JIT compilers are among the most performance-critical components in modern software stacks. Java, JavaScript, Python — every language with a managed runtime depends on JIT compilation to approach native-code speed. When a JIT compiler has a bug that produces wrong output, users notice. When a JIT compiler has a bug that produces slow output, nobody investigates.
Until this paper, no systematic study of JIT compiler performance bugs existed.
The gap is remarkable. Decades of compiler testing research have focused exclusively on correctness: does the compiled code produce the right answer? Differential testing — running the same program through multiple compilers or optimization levels and comparing outputs — is a mature methodology for finding correctness bugs.

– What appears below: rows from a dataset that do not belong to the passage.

int build_vocoder(dtts_ctx* h) {
    Need need{h, ""};
    const dtts_config& c = h->cfg;
    if (c.vocoder_precision != DTTS_VOC_BF16 && c.vocoder_precision != DTTS_VOC_BF16X3 && c.vocoder_precision != DTTS_VOC_F16)
        return fail(h, DTTS_E_INVAL, "vocoder_precision %d is not one of DTTS_VOC_BF16 / _BF16X3 / _F16", c.vocoder_precision);
    if (c.vocoder_precision == DTTS_VOC_F16 && c.audio_num_mel_bins % 4)
        return fail(h, DTTS_E_INVAL, "DTTS_VOC_F16 needs audio_num_mel_bins %% 4 == 0 (got %d); use DTTS_VOC_BF16X3", c.audio_num_mel_bins);
    if (!h->ovf_dev) {
        if (!(h->ovf_dev = (unsigned long long*)dev_alloc(h, sizeof(unsigned long long))) || hipMemset(h->ovf_dev, 0, sizeof(unsigned long long)) != hipSuccess)
            return fail(h, DTTS_E_NOMEM, "range-guard counter");
    }
    if (!h->bad_dev) {
        if (!(h->bad_dev = (unsigned*)dev_alloc(h, sizeof(unsigned))) || hipMemset(h->bad_dev, 0, sizeof(unsigned)) != hipSuccess)
            return fail(h, DTTS_E_NOMEM, "overflow-detector counter");
        void* hp = nullptr;
        if (hipHostMalloc(&hp, 64, hipHostMallocDefault) != hipSuccess) return fail(h, DTTS_E_NOMEM, "overflow-detector host word");
        h->bad_host = (volatile unsigned*)hp;
        *h->bad_host = 0;
    }
    const int eng = c.vocoder_precision == DTTS_VOC_BF16 ? ENG_BF16 : ENG_BF16X3;
    const int eng_rb = c.vocoder_precision == DTTS_VOC_F16 ? ENG_F16 : eng;
    const std::string v = "vocoder.";
    bool ok = pack_plain(h, need, h->conv_pre, eng, v + "conv_pre", 1, 1, 3);
    h->ups.resize(c.n_upsamples);
    h->hop = 1;
    for (int i = 0; ok && i < c.n_upsamples; ++i) {
        const int u = c.upsample_rates[i], k = c.upsample_kernel_sizes[i];
        const bool h2 = c.vocoder_precision == DTTS_VOC_F16 && i == 1 && DTTS_TUNE(h, 8192) && (u * (c.upsample_initial_channel >> (i + 1))) % 256 == 0 &&
                        (c.upsample_initial_channel >> i) % 128 == 0;
        ok = ok && pack_transposed(h, need, h->ups[i], h2 ? ENG_F16 : eng, v + "ups." + std::to_string(i), u, (k - u) / 2);
        h->hop *= u;
    }
    const int nk = c.n_resblock_kernels;
    h->rb1.assign((size_t)c.n_upsamples * nk, {});
    h->rb2.assign((size_t)c.n_upsamples * nk, {});
    const bool rb2x = h->resblock2;
    for (int i = 0; ok && i < c.n_upsamples * nk; ++i) {
        const int j = i % nk, k = c.resblock_kernel_sizes[j], n = rb2x ? 2 : 3;
        const int ch = c.upsample_initial_channel >> (i / nk + 1);
        const std::string r = v + "resblocks." + std::to_string(i);
        const int* dl = c.resblock_dilation_sizes[j];
        const bool vp = vpair_runs(c, rb2x, eng_rb, ch, k, dl[0], dl[1], dl[2]);
        const int frag = vp ? vpair_mfma_shape(ch) : 32;
        h->rb1[i].resize(n);
        if (!rb2x) h->rb2[i].resize(3);
        for (int mth = 0; ok && mth < n; ++mth) {
            const int d = c.resblock_dilation_sizes[j][mth];
            ok = ok && pack_plain(h, need, h->rb1[i][mth], eng_rb, r + (rb2x ? ".convs." : ".convs1.") + std::to_string(mth), d, 1, (k * d - d) / 2, true, 0, frag);
            if (!rb2x) ok = ok && pack_plain(h, need, h->rb2[i][mth], eng_rb, r + ".convs2." + std::to_string(mth), 1, 1, (k - 1) / 2, true, 0, frag);
            if (ok && vp && !vpair_pack_fits(h->rb1[i][mth], ch, k))
                return fail(h, DTTS_E_INVAL, "%s%d: weight shape [%d, %d, %d] is not the configured [%d, %d, %d]", (r + ".convs1.").c_str(), mth, h->rb1[i][mth].C_out,
                            h->rb1[i][mth].C_in, h->rb1[i][mth].K, ch, ch, k);
            if (ok && vp && !vpair_pack_fits(h->rb2[i][mth], ch, k))
                return fail(h, DTTS_E_INVAL, "%s%d: weight shape [%d, %d, %d] is not the configured [%d, %d, %d]", (r + ".convs2.").c_str(), mth, h->rb2[i][mth].C_out,
                            h->rb2[i][mth].C_in, h->rb2[i][mth].K, ch, ch, k);
        }
    }
    h->rbf1.assign((size_t)c.n_upsamples * nk, {});
    h->rbf2.assign((size_t)c.n_upsamples * nk, {});
    for (int i = 0; ok && rb2x && eng_rb != ENG_BF16X3 && i < c.n_upsamples * nk; ++i) {
        const int j = i % nk, k = c.resblock_kernel_sizes[j];
        const int ch = c.upsample_initial_channel >> (i / nk + 1);
        const int d0 = c.resblock_dilation_sizes[j][0], d1 = c.resblock_dilation_sizes[j][1];
        if (!rb2x_supported(ch, k, d0, d1) || h->rb1[i][0].C_in_pad != ch || nk < 2) {
            if (eng_rb == ENG_F16)
                return fail(h, DTTS_E_INVAL, "DTTS_VOC_F16 needs ResBlock2 widths 32/64/128/256, odd kernels 3..11 and a dilation pair whose halo fits the tile "
                            "(resblock %d: %d channels, k=%d, dilations (%d, %d)); use DTTS_VOC_BF16X3", i, ch, k, d0, d1);
            continue;
        }
        h->rbf1[i].resize(2);
        for (int mth = 0; ok && mth < 2; ++mth)
            ok = pack_rb_fused(h, need, h->rbf1[i][mth], eng_rb, v + "resblocks." + std::to_string(i) + ".convs." + std::to_string(mth), ch, k,
                               c.resblock_dilation_sizes[j][mth], 32);
    }
    for (int i = 0; ok && !rb2x && eng_rb != ENG_BF16X3 && i < c.n_upsamples * nk; ++i) {
        const int j = i % nk, k = c.resblock_kernel_sizes[j];
        const int ch = c.upsample_initial_channel >> (i / nk + 1);
        const int* dl = c.resblock_dilation_sizes[j];
        const bool narrow = nk >= 2 && rbn_supported(ch, k, dl[0], dl[1], dl[2]) && h->rb1[i][0].C_in == ch && h->rb1[i][0].C_out == ch;
        if (!rblock_supported(ch, k) && !narrow) {
            if (eng_rb == ENG_F16 && !vpair_runs(c, rb2x, eng_rb, ch, k, dl[0], dl[1], dl[2]))
                return fail(h, DTTS_E_INVAL, "DTTS_VOC_F16 needs ResBlock widths 8/16/32/64/128/256 and odd kernels 3..11 (resblock %d: %d channels, k=%d); use DTTS_VOC_BF16X3", i, ch, k);
            continue;
        }
        h->rbf1[i].resize(3);
        h->rbf2[i].resize(3);
        const std::string r = v + "resblocks." + std::to_string(i);
        const int ffrag = narrow ? RBN_FRAG : rblock_mfma_shape(ch);
        for (int mth = 0; ok && mth < 3; ++mth) {
            ok = pack_rb_fused(h, need, h->rbf1[i][mth], eng_rb, r + ".convs1." + std::to_string(mth), ch, k, c.resblock_dilation_sizes[j][mth], ffrag);
            ok = ok && pack_rb_fused(h, need, h->rbf2[i][mth], eng_rb, r + ".convs2." + std::to_string(mth), ch, k, 1, ffrag);
        }
    }
    ok = ok && pack_plain(h, need, h->conv_post, eng, v + "conv_post", 1, 1, 3);
    {
        const int last_ch = c.upsample_initial_channel >> c.n_upsamples;
        const HostTensor* w = ok ? folded_weight(h, need, v + "conv_post") : nullptr;
        const std::vector<float> b = ok ? bias_of(need, v + "conv_post") : std::vector<float>();
        bool fusable = ok && eng_rb != ENG_BF16X3 && (last_ch == 32 || (!rb2x && (last_ch == 16 || last_ch == 8))) && w && w->shape.size() == 3 && w->shape[0] == 1 &&
                       w->shape[1] == last_ch && w->shape[2] == 7 && b.size() == 1 && nk >= 2;
        for (int j = 0; fusable && j < nk; ++j) fusable = !h->rbf1[(size_t)(c.n_upsamples - 1) * nk + j].empty();
        if (fusable) {
            std::vector<float> wt((size_t)7 * last_ch);
            for (int ci = 0; ci < last_ch; ++ci)
                for (int k = 0; k < 7; ++k) wt[(size_t)k * last_ch + ci] = w->f[(size_t)ci * 7 + k];
            h->post_w = upload(h, wt);
            h->post_b = upload(h, b);
            ok = h->post_w && h->post_b;
        }
    }
    if (!ok) {
        if (!need.missing.empty()) return fail(h, DTTS_E_NOENT, "missing weight tensor '%s'", need.missing.c_str());
        if (h->err.empty()) return fail(h, DTTS_E_NOMEM, "packing / uploading vocoder weights failed");
        return DTTS_E_INVAL;
    }
    if (c.vocoder_precision == DTTS_VOC_F16 && !vocoder_fp16_analysis(h, need)) return fail(h, DTTS_E_NOENT, "fp16 analysis: missing weight tensor '%s'", need.missing.c_str());
    h->vocoder_ready = true;
    return DTTS_OK;
}

}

But the same methodology was never applied to performance. A program that runs correctly but 10x slower than it should passes every existing test.
The empirical analysis of 191 performance bug reports across four JIT compilers reveals the landscape. These bugs cause significant runtime degradation — factors of 2-100x — and they persist in production compilers because no automated tool looks for them. The bugs are in optimization passes: a JIT compiler that fails to apply a known optimization, or applies an optimization that interacts poorly with another, produces correct but slow code.

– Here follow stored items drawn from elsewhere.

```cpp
int check_fused_abort(sac_trainer *t, unsigned *lost_out = nullptr) {
    const unsigned launched = t->fused_unchecked;
    t->fused_unchecked = 0;
    if (lost_out) *lost_out = 0;
    if (!t->fused || t->h_diag[SAC_DIAG_N + 31] == 0.f) { t->pend_n = 0; return 0; }
    unsigned first_bad = 0;
    memcpy(&first_bad, &t->h_diag[SAC_DIAG_N + 30], sizeof(unsigned));
    unsigned lost = t->fused_seq - first_bad + 1;
    if (lost > launched) lost = launched;
    t->n_train_steps_total -= lost;
    t->adam_t -= lost;
    t->fused = false;
    set_abort_ptrs(t, nullptr);
    if (t->algo == 1) {
        for (long long k = t->n_train_steps_total; k < t->n_train_steps_total + (long long)lost; ++k)
            if (k % t->td3_period == 0) t->adam_t_pi -= 1;
    }
    t->h_diag[SAC_DIAG_N + 30] = t->h_diag[SAC_DIAG_N + 31] = 0.f;
    SAC_HIP(hipMemsetAsync(t->d_sync, 0, t->sync_bytes, t->stream));
    SAC_HIP(hipStreamSynchronize(t->stream));
    if (!t->gate_exempt) {
// ... 209 lines not shown

    std::vector<DwLayer> hl;
    auto build_table = [&](DwTable &T, const std::vector<int> &nets, bool with_targets) {
        int job = 0, nl = 0;
        const size_t base = hl.size();
        for (int li = 0; li < NDW; ++li) T.job0[li] = 1 << 30;
        auto add_layer = [&](int netid, int l, const float *dYT, const float *XT, int from_slot, float lr, int part) {
            Net &n = t->net[netid];
            const Layer &L = n.L[l];
            const int nk_all = (L.Kp + 63) / 64;
            const bool has_tail = (l == 0) && (L.Kp % 64 != 0) && nk_all > 1;
            if (part == 1 && !has_tail) return;
            T.job0[nl++] = job;
            hl.emplace_back();
            DwLayer &J = hl.back();
            J.dYT = dYT; J.XT = XT; J.xt_from_slot = from_slot; J.xt_off = t->ext_layout.off_saT;
            J.P = n.P + L.offW; J.G = n.G + L.offW;
            J.PT = n.PT + L.offWt; J.MT = n.MT + L.offWt; J.VT = n.VT + L.offWt;
            J.bias = n.P + L.offB; J.mb = n.M + L.offB; J.vb = n.V + L.offB; J.gb = n.G + L.offB;
            J.TP = nullptr; J.Tbias = nullptr;
            const int tgt = (netid == 0) ? (td3 ? 5 : -1) : netid + 2;
            if (with_targets && tgt >= 0) {
                J.TP = t->net[tgt].P + L.offW;
                J.Tbias = t->net[tgt].P + L.offB;
            }
            J.ldp = L.Kp; J.ldt = L.Np; J.N = L.N; J.K = L.K; J.lr = lr;
            J.nk = (part == 1) ? 1 : (has_tail ? nk_all - 1 : nk_all);
            J.k_base = (part == 1) ? 64 * (nk_all - 1) : 0; J.pad_ = 0;
            J.job0 = job;
            job += (L.Np / 16) * J.nk;
        };
        const float *dY1[3] = {d.dPH2T, d.dQH2T, d.dQH2T + (size_t)H * B}, *X1[3] = {d.PH1T, d.QH1T, d.QH1T + (size_t)H * B};
        const float *dY0[3] = {d.dPH1T, d.dQH1T, d.dQH1T + (size_t)H * B};
        const float *dY2[3] = {d.dheadT, d.dq16T, d.dq16T + (size_t)16 * B}, *X2[3] = {d.PH2T, d.QH2T, d.QH2T + (size_t)H * B};
        const float lrs[3] = {cfg->policy_lr, cfg->qf_lr, cfg->qf_lr};
        for (int n : nets) add_layer(n, 1, dY1[n], X1[n], 0, lrs[n], 0);
        for (int n : nets) add_layer(n, 0, dY0[n], nullptr, 1, lrs[n], 0);
        for (int n : nets) add_layer(n, 2, dY2[n], X2[n], 0, lrs[n], 0);
        for (int n : nets) add_layer(n, 0, dY0[n], nullptr, 1, lrs[n], 1);
        T.njobs = job;
        T.L = t->d_dwl + base;
        T.abort = nullptr;
    };
    if (!td3) build_table(t->dw, {0, 1, 2}, true);
    else {
        build_table(t->dw_q, {1, 2}, false);
        build_table(t->dw_q_tp, {1, 2}, true);
        build_table(t->dw_pi, {0}, true);
        for (int li = 0; li < NDW; ++li) t->dw_none.job0[li] = 1 << 30;
        t->dw_none.njobs = 0; t->dw_none.L = t->d_dwl; t->dw_none.abort = nullptr;
        t->dw = t->dw_q;
    }
    SAC_HIP(hipMemcpyAsync(t->d_dwl, hl.data(), sizeof(DwLayer) * hl.size(), hipMemcpyHostToDevice, s));
    SAC_HIP(hipStreamSynchronize(s));

    const int KL0q = round_up(t->KQ, 64);
    const int nth = t->NH / 16;
    const int sw = 64 * (4 / t->SP);
    t->lds_fa = sizeof(float) * (size_t)(RB * KL0q + RB * H + RB * sw + 4 * nth * 256);
    t->lds_fb = sizeof(float) * (size_t)(RB * KL0q + RB * H + RB * sw + 1024 + (t->SP == 4 ? H * WLD : 0));
    t->lds_bw = sizeof(float) * (size_t)(RB * 64 + RB * H);
    SAC_REQUIRE(t->lds_fa <= 160 * 1024 - 512, "observation too wide for the LDS row-block budget (obs_dim=%d)", t->O);
    int wide_min = 16 * RD0 + 1;
    if (const char *e = getenv("SAC_WIDE_MIN_KQ")) wide_min = atoi(e);
    const bool wide = t->KQ >= wide_min;
#define SAC_PICK(SPV)                                                                                      \
    do {                                                                                                   \
        t->fwd_a = (nth == 1) ? (wide ? &k_fwd_a<1, true, SPV> : &k_fwd_a<1, false, SPV>)                   \
                              : (wide ? &k_fwd_a<2, true, SPV> : &k_fwd_a<2, false, SPV>);                  \
        t->fwd_b = (nth == 1) ? (wide ? &k_fwd_b<1, true, SPV> : &k_fwd_b<1, false, SPV>)                   \
                              : (wide ? &k_fwd_b<2, true, SPV> : &k_fwd_b<2, false, SPV>);                  \
        t->bwd = (nth == 1) ? &k_bwd<1, SPV> : &k_bwd<2, SPV>;                                             \
    } while (0)
#define TD3_PICK(SPV)                                                                                      \
    do {                                                                                                   \
        t->fwd_a = wide ? &k_fwd_a<1, true, SPV, M_TD3_CRITIC> : &k_fwd_a<1, false, SPV, M_TD3_CRITIC>;     \
        t->fwd_b = wide ? &k_fwd_b<1, true, SPV, M_TD3_CRITIC> : &k_fwd_b<1, false, SPV, M_TD3_CRITIC>;     \
        t->fwd_b2 = wide ? &k_fwd_b<1, true, SPV, M_TD3_ACTOR> : &k_fwd_b<1, false, SPV, M_TD3_ACTOR>;      \
        t->bwd = &k_bwd<1, SPV, M_TD3_CRITIC>;                                                             \
        t->bwd2 = &k_bwd<1, SPV, M_TD3_ACTOR>;                                                             \
    } while (0)
    if (!td3) {
        if (t->SP == 4) SAC_PICK(4);
        else if (t->SP == 2) SAC_PICK(2);
        else SAC_PICK(1);
    } else {
        if (t->SP == 4) TD3_PICK(4);
        else if (t->SP == 2) TD3_PICK(2);
        else TD3_PICK(1);
    }
#undef SAC_PICK
#undef TD3_PICK
    {
        int cus = 0;
        SAC_HIP(hipDeviceGetAttribute(&cus, hipDeviceAttributeMultiprocessorCount, t->device));
        const char *e = getenv("SAC_FUSED");
        t->lds_abc = sizeof(float) * (size_t)(RB * KL0q + RB * H + RB * 64 + FUSED_RED + H * WLD);
        t->fused = t->SP == 4 && t->NB <= 16 && 16 * t->NB <= cus && t->lds_abc <= 160 * 1024 - 512 && !(e && atoi(e) == 0);
        if (const char *ts = getenv("SAC_FUSED_TEST_STALL")) t->test_stall_at = (unsigned)atoi(ts);
        if (td3) t->abc = wide ? &k_abc<1, true, M_TD3_CRITIC> : &k_abc<1, false, M_TD3_CRITIC>;
        else t->abc = (nth == 1) ? (wide ? &k_abc<1, true> : &k_abc<1, false>) : (wide ? &k_abc<2, true> : &k_abc<2, false>);
        t->abc_grid = 16 * t->NB; t->abc_threads = 256;
        if (t->fused) {
            SAC_HIP(hipFuncSetAttribute(reinterpret_cast<const void *>(t->abc), hipFuncAttributeMaxDynamicSharedMemorySize,
                                        (int)t->lds_abc));
            set_abort_ptrs(t, d.abort_flag);
// ... 816 lines not shown
```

The tool (Jittery) applies layered differential performance testing: compare the same code across JIT tiers (interpreter, baseline compiler, optimizing compiler) and flag cases where higher optimization tiers are slower. Test prioritization reduces testing time by 92% without losing detection capability. Twelve previously unknown performance bugs were found in Oracle HotSpot and Graal, six already fixed.
The bugs were always there. The testing methodology just never asked the performance question.